— Что мы можем констатировать, опираясь на некоторые конкретные данные, — глубоко анализируя ситуацию, начала говорить о происходящем в городе, верующая Тотке. — По моим наблюдениям, в городе происходит ломка нравов. Плод — это своего рода лакмусовая бумажка. Которая высвечивает суть людей, их кредо, их веру, их честность. Особенно плохо поддаются влиянию перемен приезжие-контрактники. А они-то теперь и делают нравственную погоду в Анадыре. Я сама видела, как некоторые начальники поглощали по целому плоду и ни какому воздействию не подвергались. Это хронические, нравственные уроды. Для них в жизни материальные блага превыше всего.
— Про наслаждения, пьянки, баб тоже не забудь, — вставил художник.
Несколько его знакомых девушек перестали наведываться к художнику, перебежали в лагерь приезжих контрактников.
— Только без пошлостей! — сердито одернула Мерунова Лазатина. — Продолжайте! Очень верные и целебные выводы.
— Вывод таков, что нравственного разложения в городе не остановить. На город обрушились огромные деньги. Сюда приехало много разлагающихся личностей, чтобы нагреть руки на этих деньгах. Их душевное гниение, как страшная инфекция распространяется и среди истинных северян. Надо детей спасать. Анадырь на пороге катастрофы.

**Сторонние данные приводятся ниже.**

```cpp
template <int NIMG, int PRIO = 1, bool NEGA = false, bool ILV = false, int AUX = 0, bool TRI = false>
__device__ __forceinline__ void gemm_tile_128_w(d4 (&acc)[4][4], const double* __restrict__ A, int64_t lda,
                                                const double* __restrict__ B, int64_t ldb, int k_lo, int k_hi,
                                                double* smem) {
    constexpr int BKW = 16, G = 4;
    const int lane = threadIdx.x & 63;
    const int w = __builtin_amdgcn_readfirstlane(threadIdx.x >> 6);
    const int wm = w >> 1, wn = w & 1;
    const int nk = (k_hi - k_lo) / BKW;
    if (nk <= 0) return;
    double* mine = smem + w * (NIMG * GEMM_W_IMG_F64);
    const char* Abase = reinterpret_cast<const char*>(A + (int64_t)k_lo * lda);
    const char* Bbase = reinterpret_cast<const char*>(B + (int64_t)k_lo * ldb);
    const int lp = lane >> 4, lr = (lane >> 3) & 1, lc = lane & 7;
    const int colA = (ILV ? (2 * lp + wm) * 16 : wm * 64 + 16 * lp) + 2 * lc, colB = wn * 64 + 16 * lp + 2 * lc;
    const int voA = (int)(((int64_t)lr * lda + colA) * 8), voB = (int)(((int64_t)lr * ldb + colB) * 8);
    const int soA = (int)(2 * lda * 8), soB = (int)(2 * ldb * 8);
    auto issue = [&](int img, auto q0c, auto q1c) {
        constexpr int Q0 = decltype(q0c)::value, Q1 = decltype(q1c)::value;
        double* As = mine + img * GEMM_W_IMG_F64;
        double* Bs = As + 16 * 64;
        __amdgpu_buffer_rsrc_t rA = __builtin_amdgcn_make_buffer_rsrc((void*)Abase, 0, -1, 0x00020000);
        __amdgpu_buffer_rsrc_t rB = __builtin_amdgcn_make_buffer_rsrc((void*)Bbase, 0, -1, 0x00020000);
#pragma unroll
        for (int q = Q0; q < Q1; ++q) {
            __builtin_amdgcn_raw_ptr_buffer_load_lds(rA, (gemm_lds_ptr)(As + q * 128), 16, voA, q * soA, 0, AUX);
            __builtin_amdgcn_raw_ptr_buffer_load_lds(rB, (gemm_lds_ptr)(Bs + q * 128), 16, voB, q * soB, 0, AUX);
        }
// ... 178 lines not shown
```

### pybo_amd/csrc/gpx_internal.h

```cpp
#pragma once
#include <hip/hip_runtime.h>
#include <stdint.h>
#include <string>
#include <vector>

#include "../../include/gpx.h"
#include "prune_hint.h"
#include "ws_layout.h"

namespace gpx {

constexpr int DMAX_RFF = DMAX;
constexpr int DMAX_RFF_RESIDENT = 64;
constexpr int TOPK_MAX = 4096;
constexpr int TOPK_PASS = 64;

enum Timer {
    T_GRAM = 0, T_CHOL, T_TRTRI, T_ALPHA, T_XGRAM, T_TRMM, T_ACQ, T_RFF, T_NLAUNCH, T_FLOP, T_COPY, T_APPEND,
    T_RANK1, T_RFFSWEEP, T_RFFOPS, T_TGFALL, T_SCLK, T_RFFCLK, T_AHEAD, T_BOUND, T_BATCH, T_JOINT, T_COUNT
};

struct EventPair { hipEvent_t a, b; int slot; };

struct EnsBatchMember {
    const double *cq, *cp, *invell;
    double *qp, *V, *cross, *scal, *xs;
    double rho, bias, sn2;
};

}

struct CholGraphKey {
    int64_t Np;
    int w, rl, merge, fuse;
    const void *S, *R, *T, *U, *flag;
    hipStream_t s2, s3, s4;
};

struct gpx_handle {
    int device = 0;
// ... 116 lines not shown
        int64_t M = 0, k = 0, G = 0, Gg = 0, done = 0, cap = 0, nsurv = 0;
        double gate = 0.0;
        bool hinted = false;
        const double* ub = nullptr;
        const int64_t* idx = nullptr;
        const double* sc = nullptr;
    };
    struct PruneRecord : SelectRecord {
        const int* st = nullptr;
        int bound_kernel = -1;
        bool kept = false;
        int nR = 0;
        int64_t nsurv2 = 0;
        const double *qR = nullptr, *ub2 = nullptr;
        const int64_t* idx2 = nullptr;
    } prune_rec;
    struct EnsPruneRecord : SelectRecord {
        int n = 0;
        const double* delta = nullptr;
    } ens_rec;
    struct ConPruneRecord : SelectRecord {
        int nc = 0;
    } con_rec;
    gpx::PruneHint prune_hint, ens_hint;
    int prune_keep = 0;
    int prune_bound = -1;
#ifdef GPX_BOUND32_NOFACT
    int bound_fact = 0;
#else
    int bound_fact = 1;
#endif
    int prune_rows = -1;
    int sweep_cols = -1;
    int prune_seeds = 0;
    int short_map = -1;
    char* dkeep = nullptr;
    int64_t cap_keep = 0;

    const double* app_w = nullptr;
    bool cache_on = false;
    bool cache_valid = false;
    int64_t cache_M = 0;
    double* dcZ = nullptr;
    double* dcq = nullptr;
    double* dcp = nullptr;
    int64_t cap_cz = 0, cap_cq = 0;
    double* dpend = nullptr;
    int64_t pend_ld = 0;
    int npend = 0;

    bool spec_active = false;
    bool spec_launched = false;
    bool spec_used = false;
    bool apply_pending = false;
    uint64_t gen = 0, spec_gen = 0;
    std::vector<double> spec_x;
    double* dspec = nullptr;
    int64_t cap_spec = 0, spec_ld = 0, spec_M = 0;
    hipEvent_t ev_spec_go = nullptr, ev_spec_done = nullptr;

    double* dbsel = nullptr;
    int64_t cap_bsel = 0;
    std::vector<gpx::EnsBatchMember> bsel_desc;

    double* djoint = nullptr;
    int64_t cap_joint = 0;
// ... 20 lines not shown
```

— Может, мы выступим с обращением к Абрамовичу? — предложил художник.
— Нас не поймут, — строго отрезала Лазатина.
Какое-то время все молчали. Поглощали чай и молчали. Беспомощность пугала. Вседозволенность других и оскорбляла, и наполняла страхом. Все попытки хоть что-то изменить казались бесполезными. Решения не могло быть. Тупик был холодным, тёмным, безжизненным. В темноте этого тупика гарцевал разврат и вседозволенность.
— Нужно посоветоваться с Владыкой Диомидом, — посоветовала верующая Тотке. — Может он найдет какой-то выход.
— В этом есть соль, если отступить от религиозного фанатизма, — глубокомысленно изрек художник.
— Меня всё время стало тянуть в церковь, — созналась Лазатина, — Не грехи замаливать, а укрепиться в борьбе за нравственность.
— А мне страшно за детей. — почему-то шепотом произнесла Вершкова. — Бессмертие человека в детях. Эпоха лжи их погубит.
— Чего-то мы стали кликушествовать ни в ту степь! — бодро заявил Мерунов. — Эпоху гниения под финансовым гнетом не остановить. У одних всегда будет денег много, а у других их всегда будет мало. Таков закон жизни. Нам его не изменить.
— Нам не законы нужно менять, а веру в них, — сказала Тотке.
— Думаю, что нам нужно продолжать усилия по распространению загадочного светящегося плода и всячески пропагандировать здоровый образ жизни. — как бы подвела итог разговора Лазатина.
— Я всё-таки нарисую натюрморт с дефицитным плодом и освещу его в церкви. Может это позволит закрепить в истории наши усилия.
— Надо всем вместе сходить в церковь. Это поможет нам в борьбе за чистоту идеалов.
— Я с Тотке согласна, хотя как биолог могу сказать, что вера в Бога для меня всегда была проблемой, — призналась Лазатина.
— Я согласна с предложением о посещении церкви, Теперь модно ее посещать, — Вершкова поднялась из-за стола. — Я извиняюсь, но мне нужно зайти еще на службу, чтобы проверить, как там обстоят дела. Вчера нянечка заснула и оставила включенным электроприбор. Он замкнулся и мог быть пожар.
На Вершковой были тонкие, кожаные брюки в обтяжку. Её полные ляжки казались стальными.
«Очень сексуальная особа, — подумал художник. — Может попытаться написать ее портрет?»
Расходились с ощущением неудовлетворенности. Поговорить, поговорили, а что дальше? На данный вопрос пока ответа не было.
Лазатина тоже была разочарована результатами заседания Тайного Совета. Позже она напишет об этом в своем дневнике. Для себя она так и не уяснила: то, что в ней происходит, это любовное метание, есть результат плода или чистой биологии. Вершкова подтвердила, что и в ней эти перемены происходят, под воздействием плода. Но как плод воздействует на других женщин? Эпидемия разводов пока не захлестнула Анадырь. Значит воздействие плода не носит массового характера. Тут было над чем подумать, тут было что анализировать.